WHAT YOU SHOULD DO =
Only lines holding the word "auto" are needed; copy each of them from the material.

┌─ RECORDS PROVIDED

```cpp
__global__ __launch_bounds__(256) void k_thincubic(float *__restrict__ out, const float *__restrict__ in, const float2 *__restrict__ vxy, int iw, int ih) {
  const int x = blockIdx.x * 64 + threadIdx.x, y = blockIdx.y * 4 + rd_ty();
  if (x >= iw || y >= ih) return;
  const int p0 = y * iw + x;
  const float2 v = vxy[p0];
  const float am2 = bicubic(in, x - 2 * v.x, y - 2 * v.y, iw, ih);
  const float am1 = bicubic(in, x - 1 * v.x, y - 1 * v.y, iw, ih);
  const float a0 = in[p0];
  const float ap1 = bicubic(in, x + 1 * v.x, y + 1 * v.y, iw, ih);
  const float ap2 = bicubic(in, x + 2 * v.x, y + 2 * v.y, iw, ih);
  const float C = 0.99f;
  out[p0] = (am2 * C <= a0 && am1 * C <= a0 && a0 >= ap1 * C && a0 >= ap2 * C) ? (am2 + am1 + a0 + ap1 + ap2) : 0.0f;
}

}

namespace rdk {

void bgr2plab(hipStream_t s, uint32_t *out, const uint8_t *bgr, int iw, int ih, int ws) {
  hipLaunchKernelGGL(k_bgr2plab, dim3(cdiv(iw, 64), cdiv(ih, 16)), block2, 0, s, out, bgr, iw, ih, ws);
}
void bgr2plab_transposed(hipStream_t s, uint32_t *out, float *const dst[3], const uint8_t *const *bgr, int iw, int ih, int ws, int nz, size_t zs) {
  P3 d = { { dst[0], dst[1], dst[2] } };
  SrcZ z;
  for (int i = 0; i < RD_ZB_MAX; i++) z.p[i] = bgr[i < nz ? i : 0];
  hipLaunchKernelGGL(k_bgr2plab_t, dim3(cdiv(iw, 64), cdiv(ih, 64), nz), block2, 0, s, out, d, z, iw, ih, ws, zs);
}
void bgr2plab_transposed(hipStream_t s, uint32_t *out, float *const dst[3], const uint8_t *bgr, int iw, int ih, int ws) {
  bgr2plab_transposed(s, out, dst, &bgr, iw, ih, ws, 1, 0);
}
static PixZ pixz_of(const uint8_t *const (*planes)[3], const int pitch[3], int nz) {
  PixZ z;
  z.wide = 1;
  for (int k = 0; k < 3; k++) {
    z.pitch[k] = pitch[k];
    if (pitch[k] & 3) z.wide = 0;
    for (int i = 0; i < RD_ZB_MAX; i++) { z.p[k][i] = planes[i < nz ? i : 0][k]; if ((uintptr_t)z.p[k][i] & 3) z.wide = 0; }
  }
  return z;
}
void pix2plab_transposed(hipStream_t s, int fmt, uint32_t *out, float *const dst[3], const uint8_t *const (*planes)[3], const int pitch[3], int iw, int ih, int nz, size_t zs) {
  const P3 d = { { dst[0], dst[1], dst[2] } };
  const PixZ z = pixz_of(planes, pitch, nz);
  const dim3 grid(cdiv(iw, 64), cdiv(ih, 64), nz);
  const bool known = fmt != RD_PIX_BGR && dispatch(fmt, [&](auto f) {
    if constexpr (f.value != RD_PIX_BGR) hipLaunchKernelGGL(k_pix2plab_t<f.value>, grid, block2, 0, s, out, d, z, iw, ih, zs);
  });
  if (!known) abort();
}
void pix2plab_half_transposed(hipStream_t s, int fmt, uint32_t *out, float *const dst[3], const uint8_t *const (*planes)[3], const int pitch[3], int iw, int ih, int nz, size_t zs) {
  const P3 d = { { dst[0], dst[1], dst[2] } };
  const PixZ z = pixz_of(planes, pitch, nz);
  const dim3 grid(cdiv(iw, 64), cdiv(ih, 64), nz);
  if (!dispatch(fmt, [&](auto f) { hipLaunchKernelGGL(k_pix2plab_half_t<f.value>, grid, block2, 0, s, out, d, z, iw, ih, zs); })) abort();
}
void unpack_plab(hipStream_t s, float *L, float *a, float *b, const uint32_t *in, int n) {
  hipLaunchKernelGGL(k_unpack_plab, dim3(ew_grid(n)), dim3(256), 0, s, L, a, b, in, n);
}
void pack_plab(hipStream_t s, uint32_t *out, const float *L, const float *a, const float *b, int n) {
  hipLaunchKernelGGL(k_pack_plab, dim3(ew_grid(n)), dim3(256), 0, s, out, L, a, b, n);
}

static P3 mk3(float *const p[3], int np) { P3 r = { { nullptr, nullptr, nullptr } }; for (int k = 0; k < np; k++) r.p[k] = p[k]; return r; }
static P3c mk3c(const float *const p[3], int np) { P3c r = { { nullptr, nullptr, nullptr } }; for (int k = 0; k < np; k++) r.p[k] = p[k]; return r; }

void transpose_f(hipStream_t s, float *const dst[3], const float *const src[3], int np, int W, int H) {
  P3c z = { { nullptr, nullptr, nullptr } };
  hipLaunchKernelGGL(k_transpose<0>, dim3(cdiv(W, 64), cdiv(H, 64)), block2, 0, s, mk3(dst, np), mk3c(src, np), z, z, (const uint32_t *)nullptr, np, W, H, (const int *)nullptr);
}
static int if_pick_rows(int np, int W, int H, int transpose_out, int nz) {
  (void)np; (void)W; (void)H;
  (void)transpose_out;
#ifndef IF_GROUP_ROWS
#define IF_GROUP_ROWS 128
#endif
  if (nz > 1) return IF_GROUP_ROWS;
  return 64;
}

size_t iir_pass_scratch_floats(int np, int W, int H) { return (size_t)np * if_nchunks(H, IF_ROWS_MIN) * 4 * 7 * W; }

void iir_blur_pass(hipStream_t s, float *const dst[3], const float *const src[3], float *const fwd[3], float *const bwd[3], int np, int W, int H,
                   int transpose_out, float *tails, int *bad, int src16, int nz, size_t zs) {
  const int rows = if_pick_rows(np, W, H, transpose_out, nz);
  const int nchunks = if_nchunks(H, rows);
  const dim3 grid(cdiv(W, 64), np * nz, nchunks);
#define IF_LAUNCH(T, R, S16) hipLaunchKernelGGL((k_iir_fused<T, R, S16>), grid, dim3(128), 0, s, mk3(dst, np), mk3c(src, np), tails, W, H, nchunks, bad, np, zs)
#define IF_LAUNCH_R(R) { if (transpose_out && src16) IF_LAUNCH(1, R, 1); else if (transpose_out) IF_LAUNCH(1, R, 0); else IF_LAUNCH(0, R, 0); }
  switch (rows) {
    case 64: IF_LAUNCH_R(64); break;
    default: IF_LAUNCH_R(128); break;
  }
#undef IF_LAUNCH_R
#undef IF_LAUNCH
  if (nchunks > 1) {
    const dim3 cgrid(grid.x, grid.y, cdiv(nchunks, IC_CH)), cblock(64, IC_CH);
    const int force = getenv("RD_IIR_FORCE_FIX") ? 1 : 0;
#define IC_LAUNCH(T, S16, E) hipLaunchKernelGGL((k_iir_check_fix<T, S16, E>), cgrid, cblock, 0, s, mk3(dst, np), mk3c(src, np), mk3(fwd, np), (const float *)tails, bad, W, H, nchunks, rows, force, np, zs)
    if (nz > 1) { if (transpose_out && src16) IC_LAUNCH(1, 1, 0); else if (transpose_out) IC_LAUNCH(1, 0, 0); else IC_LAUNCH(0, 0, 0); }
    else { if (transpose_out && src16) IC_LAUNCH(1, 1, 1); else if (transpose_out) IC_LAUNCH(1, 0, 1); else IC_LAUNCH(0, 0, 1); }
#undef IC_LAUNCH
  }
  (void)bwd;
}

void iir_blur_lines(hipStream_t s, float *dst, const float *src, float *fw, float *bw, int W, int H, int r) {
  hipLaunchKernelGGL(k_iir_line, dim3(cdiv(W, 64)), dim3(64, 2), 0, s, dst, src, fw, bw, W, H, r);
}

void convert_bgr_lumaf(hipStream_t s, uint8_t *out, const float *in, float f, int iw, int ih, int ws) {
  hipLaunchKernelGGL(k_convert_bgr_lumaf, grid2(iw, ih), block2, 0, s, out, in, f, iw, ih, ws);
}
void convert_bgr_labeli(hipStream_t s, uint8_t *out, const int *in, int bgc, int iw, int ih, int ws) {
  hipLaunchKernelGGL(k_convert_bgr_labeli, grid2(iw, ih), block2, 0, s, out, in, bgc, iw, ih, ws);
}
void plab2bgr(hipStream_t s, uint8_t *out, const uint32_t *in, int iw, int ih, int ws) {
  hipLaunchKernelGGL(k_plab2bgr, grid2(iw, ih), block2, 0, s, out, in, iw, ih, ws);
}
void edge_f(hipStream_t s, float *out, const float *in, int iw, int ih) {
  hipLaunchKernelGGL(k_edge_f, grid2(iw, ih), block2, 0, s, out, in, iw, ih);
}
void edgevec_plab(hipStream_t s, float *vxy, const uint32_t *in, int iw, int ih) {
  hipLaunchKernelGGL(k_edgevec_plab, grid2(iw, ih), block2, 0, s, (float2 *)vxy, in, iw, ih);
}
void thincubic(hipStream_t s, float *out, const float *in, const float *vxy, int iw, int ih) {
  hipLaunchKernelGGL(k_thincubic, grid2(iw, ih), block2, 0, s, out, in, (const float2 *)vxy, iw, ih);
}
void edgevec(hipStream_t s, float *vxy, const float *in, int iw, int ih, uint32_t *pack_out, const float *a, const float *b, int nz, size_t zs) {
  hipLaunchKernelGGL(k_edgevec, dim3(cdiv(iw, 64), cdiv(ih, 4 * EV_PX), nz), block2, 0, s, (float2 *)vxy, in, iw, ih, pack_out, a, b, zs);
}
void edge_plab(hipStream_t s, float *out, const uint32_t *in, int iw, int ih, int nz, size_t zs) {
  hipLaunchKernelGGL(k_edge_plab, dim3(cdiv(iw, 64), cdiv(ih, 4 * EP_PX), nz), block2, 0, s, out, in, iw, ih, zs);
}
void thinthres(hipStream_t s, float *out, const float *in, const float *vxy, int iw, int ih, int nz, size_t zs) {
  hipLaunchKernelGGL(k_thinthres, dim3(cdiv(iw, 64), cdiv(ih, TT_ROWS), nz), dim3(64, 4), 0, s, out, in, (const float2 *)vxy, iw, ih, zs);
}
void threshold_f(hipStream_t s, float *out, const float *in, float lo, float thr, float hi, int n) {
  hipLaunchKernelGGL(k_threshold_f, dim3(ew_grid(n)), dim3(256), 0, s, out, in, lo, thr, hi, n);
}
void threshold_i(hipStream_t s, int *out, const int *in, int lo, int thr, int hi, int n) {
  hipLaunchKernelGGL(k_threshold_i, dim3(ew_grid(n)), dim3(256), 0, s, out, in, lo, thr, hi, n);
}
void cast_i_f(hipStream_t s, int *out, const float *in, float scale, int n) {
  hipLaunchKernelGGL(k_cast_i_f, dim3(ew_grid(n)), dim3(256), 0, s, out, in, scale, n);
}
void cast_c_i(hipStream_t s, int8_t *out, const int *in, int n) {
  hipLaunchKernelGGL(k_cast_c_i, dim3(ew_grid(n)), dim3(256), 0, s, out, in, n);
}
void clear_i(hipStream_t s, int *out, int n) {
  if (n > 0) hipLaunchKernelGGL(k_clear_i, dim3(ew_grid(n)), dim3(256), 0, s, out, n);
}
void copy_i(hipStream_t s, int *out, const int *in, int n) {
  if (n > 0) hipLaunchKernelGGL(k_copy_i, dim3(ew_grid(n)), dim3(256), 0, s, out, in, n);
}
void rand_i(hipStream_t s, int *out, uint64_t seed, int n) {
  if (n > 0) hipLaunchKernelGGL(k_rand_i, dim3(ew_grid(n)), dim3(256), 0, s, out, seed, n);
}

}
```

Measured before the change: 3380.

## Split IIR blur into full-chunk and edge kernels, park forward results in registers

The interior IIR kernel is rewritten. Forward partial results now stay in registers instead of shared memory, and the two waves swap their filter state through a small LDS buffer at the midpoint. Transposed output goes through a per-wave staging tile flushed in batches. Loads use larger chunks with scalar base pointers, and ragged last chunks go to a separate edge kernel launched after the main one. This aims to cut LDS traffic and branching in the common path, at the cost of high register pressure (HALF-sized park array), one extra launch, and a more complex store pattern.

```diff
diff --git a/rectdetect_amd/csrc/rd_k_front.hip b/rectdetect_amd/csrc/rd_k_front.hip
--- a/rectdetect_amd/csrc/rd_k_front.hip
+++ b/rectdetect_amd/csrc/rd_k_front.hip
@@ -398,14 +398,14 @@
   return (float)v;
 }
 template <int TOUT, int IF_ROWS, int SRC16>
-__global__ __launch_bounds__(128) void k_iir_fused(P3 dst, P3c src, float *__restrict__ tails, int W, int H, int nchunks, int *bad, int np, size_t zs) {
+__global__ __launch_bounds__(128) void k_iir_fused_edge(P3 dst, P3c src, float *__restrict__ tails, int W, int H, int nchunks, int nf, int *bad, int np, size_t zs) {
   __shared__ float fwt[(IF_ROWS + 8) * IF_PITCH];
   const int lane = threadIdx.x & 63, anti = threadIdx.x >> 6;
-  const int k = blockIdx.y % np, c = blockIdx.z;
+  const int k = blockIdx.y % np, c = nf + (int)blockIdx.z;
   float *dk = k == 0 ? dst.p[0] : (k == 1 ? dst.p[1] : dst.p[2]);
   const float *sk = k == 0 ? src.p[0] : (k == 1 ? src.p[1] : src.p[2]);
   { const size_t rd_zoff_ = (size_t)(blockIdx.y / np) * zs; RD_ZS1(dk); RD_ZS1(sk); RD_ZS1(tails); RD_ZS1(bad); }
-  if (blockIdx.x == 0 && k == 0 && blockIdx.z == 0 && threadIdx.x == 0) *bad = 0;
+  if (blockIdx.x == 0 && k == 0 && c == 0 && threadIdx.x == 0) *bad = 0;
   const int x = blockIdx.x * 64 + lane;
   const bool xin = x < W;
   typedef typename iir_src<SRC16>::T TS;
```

└─
┌─ RECORDS PROVIDED

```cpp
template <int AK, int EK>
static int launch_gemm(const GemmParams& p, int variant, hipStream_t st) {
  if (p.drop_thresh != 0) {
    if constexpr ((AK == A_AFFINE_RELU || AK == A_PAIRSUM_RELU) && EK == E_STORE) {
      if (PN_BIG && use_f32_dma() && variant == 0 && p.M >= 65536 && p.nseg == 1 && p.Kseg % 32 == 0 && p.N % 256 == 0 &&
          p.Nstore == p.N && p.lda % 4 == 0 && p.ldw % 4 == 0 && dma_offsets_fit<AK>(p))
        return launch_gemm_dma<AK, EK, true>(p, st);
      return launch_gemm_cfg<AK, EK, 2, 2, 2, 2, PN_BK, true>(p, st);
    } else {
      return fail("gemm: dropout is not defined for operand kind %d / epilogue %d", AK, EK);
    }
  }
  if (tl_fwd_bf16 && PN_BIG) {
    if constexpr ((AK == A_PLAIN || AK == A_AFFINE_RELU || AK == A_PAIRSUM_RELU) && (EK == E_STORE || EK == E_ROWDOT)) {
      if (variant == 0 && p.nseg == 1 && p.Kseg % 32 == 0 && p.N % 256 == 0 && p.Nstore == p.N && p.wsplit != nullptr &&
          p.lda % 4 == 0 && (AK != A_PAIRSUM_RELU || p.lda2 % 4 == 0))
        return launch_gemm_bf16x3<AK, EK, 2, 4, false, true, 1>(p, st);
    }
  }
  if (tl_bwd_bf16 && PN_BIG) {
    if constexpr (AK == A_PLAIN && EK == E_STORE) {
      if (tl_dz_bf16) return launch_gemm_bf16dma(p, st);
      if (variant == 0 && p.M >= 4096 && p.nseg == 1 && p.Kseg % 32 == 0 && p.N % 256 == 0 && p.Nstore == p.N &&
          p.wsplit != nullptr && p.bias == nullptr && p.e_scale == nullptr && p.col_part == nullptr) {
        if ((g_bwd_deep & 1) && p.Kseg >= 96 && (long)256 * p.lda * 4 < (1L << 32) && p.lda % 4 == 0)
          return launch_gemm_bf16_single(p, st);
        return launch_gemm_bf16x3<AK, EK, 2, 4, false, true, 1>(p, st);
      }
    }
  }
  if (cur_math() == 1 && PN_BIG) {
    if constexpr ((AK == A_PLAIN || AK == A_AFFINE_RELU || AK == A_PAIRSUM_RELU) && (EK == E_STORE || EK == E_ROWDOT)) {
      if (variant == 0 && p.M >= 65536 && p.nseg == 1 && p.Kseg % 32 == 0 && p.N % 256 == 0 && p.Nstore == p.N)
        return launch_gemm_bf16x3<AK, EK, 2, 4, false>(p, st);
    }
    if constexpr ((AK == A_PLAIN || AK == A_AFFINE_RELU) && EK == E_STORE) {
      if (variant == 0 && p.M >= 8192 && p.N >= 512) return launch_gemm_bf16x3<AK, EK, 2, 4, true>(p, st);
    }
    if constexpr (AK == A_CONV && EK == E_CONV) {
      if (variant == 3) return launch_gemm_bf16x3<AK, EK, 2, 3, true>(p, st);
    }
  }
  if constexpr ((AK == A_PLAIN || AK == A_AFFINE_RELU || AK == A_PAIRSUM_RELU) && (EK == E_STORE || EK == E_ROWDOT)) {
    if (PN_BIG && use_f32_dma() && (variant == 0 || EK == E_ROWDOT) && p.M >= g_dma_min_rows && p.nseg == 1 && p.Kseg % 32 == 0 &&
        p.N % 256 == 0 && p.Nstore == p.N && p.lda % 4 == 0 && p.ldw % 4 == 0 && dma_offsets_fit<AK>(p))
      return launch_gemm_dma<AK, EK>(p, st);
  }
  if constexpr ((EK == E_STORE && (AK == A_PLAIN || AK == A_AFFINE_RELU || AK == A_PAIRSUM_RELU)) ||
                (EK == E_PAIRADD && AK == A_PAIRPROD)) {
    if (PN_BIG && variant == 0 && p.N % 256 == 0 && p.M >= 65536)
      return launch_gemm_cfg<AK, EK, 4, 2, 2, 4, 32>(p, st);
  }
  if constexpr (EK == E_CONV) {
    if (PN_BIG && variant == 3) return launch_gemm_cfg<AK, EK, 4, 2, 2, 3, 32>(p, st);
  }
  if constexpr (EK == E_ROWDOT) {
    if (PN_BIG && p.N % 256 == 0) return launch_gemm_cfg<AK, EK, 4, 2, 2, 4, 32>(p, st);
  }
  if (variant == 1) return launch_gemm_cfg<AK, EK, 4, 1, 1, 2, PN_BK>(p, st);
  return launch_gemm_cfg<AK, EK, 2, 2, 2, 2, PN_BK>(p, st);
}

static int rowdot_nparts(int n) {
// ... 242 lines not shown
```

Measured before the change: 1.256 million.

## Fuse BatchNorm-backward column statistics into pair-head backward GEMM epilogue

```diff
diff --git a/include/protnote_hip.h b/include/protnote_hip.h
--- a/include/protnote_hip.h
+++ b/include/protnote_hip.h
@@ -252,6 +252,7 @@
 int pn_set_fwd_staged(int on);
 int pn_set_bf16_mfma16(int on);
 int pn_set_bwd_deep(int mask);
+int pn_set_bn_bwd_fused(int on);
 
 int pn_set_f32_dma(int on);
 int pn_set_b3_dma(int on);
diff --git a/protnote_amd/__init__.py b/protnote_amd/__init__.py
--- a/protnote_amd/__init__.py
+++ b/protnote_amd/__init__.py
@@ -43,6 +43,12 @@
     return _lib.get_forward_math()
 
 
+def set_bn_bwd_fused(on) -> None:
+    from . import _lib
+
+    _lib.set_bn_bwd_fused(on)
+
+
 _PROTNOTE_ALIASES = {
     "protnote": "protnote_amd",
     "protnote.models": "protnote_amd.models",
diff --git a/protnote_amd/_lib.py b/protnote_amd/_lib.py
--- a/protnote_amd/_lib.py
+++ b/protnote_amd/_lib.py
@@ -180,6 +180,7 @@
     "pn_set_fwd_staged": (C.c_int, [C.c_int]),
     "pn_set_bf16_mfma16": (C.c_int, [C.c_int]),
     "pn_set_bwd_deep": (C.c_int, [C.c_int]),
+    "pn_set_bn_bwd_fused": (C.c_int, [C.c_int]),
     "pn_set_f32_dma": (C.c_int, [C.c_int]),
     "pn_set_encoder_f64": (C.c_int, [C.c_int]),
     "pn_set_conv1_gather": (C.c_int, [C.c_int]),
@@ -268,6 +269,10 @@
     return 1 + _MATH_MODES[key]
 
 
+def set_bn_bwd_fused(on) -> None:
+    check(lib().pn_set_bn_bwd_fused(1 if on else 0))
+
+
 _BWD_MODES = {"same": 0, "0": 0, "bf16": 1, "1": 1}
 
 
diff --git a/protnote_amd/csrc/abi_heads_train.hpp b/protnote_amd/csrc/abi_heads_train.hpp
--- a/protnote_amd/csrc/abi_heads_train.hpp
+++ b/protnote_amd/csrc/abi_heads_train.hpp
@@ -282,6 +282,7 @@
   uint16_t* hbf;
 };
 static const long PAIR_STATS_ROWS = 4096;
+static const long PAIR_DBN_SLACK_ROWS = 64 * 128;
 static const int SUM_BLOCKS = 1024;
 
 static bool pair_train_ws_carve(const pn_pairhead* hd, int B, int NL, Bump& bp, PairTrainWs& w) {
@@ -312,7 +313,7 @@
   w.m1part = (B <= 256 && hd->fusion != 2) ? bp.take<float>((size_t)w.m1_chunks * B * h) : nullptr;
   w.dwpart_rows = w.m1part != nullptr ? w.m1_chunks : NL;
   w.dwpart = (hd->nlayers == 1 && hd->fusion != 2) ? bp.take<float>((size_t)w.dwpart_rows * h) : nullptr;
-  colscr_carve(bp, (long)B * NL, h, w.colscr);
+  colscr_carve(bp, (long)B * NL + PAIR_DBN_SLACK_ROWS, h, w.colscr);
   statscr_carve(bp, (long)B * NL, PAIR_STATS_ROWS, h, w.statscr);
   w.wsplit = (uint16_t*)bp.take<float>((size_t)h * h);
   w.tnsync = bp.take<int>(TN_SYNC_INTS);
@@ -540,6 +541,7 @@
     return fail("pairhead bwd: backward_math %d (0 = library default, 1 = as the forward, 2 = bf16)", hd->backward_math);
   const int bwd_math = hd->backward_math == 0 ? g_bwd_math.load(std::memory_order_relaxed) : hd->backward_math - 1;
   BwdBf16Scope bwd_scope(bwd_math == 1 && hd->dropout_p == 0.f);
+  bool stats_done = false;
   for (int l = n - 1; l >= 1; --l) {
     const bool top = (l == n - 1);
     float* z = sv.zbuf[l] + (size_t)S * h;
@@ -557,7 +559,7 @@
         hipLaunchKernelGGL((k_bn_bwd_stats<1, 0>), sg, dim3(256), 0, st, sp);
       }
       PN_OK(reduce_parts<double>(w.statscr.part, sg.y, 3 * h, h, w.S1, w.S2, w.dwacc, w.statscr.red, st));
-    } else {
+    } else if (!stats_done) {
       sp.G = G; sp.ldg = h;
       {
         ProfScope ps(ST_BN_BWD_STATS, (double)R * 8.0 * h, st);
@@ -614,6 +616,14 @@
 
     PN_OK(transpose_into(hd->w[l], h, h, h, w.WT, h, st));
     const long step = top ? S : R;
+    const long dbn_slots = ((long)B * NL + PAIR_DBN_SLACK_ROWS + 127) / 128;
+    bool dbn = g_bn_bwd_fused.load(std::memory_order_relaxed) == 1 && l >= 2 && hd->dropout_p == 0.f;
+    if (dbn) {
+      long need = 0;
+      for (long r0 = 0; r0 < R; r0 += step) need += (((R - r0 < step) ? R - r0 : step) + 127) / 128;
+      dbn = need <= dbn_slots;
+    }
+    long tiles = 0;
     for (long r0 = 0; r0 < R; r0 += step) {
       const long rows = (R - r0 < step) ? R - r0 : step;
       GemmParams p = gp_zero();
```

└─
┌─ RECORDS PROVIDED

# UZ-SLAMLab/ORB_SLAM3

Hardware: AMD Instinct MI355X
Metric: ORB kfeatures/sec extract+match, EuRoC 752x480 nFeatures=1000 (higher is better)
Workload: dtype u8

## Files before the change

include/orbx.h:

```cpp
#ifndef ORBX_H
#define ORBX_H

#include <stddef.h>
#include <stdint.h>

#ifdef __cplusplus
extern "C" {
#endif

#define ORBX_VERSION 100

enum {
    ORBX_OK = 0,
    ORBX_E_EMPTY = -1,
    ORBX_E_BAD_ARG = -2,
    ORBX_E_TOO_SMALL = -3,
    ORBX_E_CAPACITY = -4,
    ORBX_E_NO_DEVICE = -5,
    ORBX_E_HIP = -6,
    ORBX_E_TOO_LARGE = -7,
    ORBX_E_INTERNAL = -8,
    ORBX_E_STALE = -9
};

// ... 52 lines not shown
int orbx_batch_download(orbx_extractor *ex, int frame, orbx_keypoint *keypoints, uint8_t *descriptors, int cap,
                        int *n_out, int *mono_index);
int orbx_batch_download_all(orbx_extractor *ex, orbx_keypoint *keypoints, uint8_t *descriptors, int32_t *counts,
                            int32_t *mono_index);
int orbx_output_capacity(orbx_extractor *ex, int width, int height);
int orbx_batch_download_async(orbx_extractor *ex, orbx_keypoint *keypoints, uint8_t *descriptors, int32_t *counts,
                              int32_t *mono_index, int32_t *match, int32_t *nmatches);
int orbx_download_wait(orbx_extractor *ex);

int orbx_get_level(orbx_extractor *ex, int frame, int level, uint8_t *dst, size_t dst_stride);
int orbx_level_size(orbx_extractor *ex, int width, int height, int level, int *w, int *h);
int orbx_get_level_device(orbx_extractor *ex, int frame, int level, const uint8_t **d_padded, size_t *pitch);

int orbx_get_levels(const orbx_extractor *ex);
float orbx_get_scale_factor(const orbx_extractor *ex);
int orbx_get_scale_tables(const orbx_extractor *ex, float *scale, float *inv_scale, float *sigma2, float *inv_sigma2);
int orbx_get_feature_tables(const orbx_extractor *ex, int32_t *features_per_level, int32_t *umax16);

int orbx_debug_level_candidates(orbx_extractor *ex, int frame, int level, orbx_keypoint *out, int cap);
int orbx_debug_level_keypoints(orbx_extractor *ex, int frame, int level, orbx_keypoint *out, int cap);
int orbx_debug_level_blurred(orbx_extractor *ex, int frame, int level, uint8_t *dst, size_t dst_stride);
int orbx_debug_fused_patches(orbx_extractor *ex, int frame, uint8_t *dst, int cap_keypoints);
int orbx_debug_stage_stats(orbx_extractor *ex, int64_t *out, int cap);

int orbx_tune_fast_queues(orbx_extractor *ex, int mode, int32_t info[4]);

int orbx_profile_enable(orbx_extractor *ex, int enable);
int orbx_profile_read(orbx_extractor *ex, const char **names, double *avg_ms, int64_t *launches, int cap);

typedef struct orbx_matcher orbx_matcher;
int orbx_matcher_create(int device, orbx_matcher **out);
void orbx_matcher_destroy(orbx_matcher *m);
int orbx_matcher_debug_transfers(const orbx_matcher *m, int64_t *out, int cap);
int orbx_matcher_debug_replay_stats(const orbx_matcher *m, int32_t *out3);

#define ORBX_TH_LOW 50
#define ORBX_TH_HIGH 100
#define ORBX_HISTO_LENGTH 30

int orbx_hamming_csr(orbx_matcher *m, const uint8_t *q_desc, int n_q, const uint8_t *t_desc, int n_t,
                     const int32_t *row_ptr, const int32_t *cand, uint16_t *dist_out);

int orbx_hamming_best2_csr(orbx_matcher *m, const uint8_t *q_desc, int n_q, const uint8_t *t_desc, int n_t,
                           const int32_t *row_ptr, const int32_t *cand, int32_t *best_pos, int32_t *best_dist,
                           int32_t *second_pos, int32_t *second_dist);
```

└─

WRITTEN RESPONSE =
  const bool known = fmt != RD_PIX_BGR && dispatch(fmt, [&](auto f) {
  if (!dispatch(fmt, [&](auto f) { hipLaunchKernelGGL(k_pix2plab_half_t<f.value>, grid, block2, 0, s, out, d, z, iw, ih, zs); })) abort();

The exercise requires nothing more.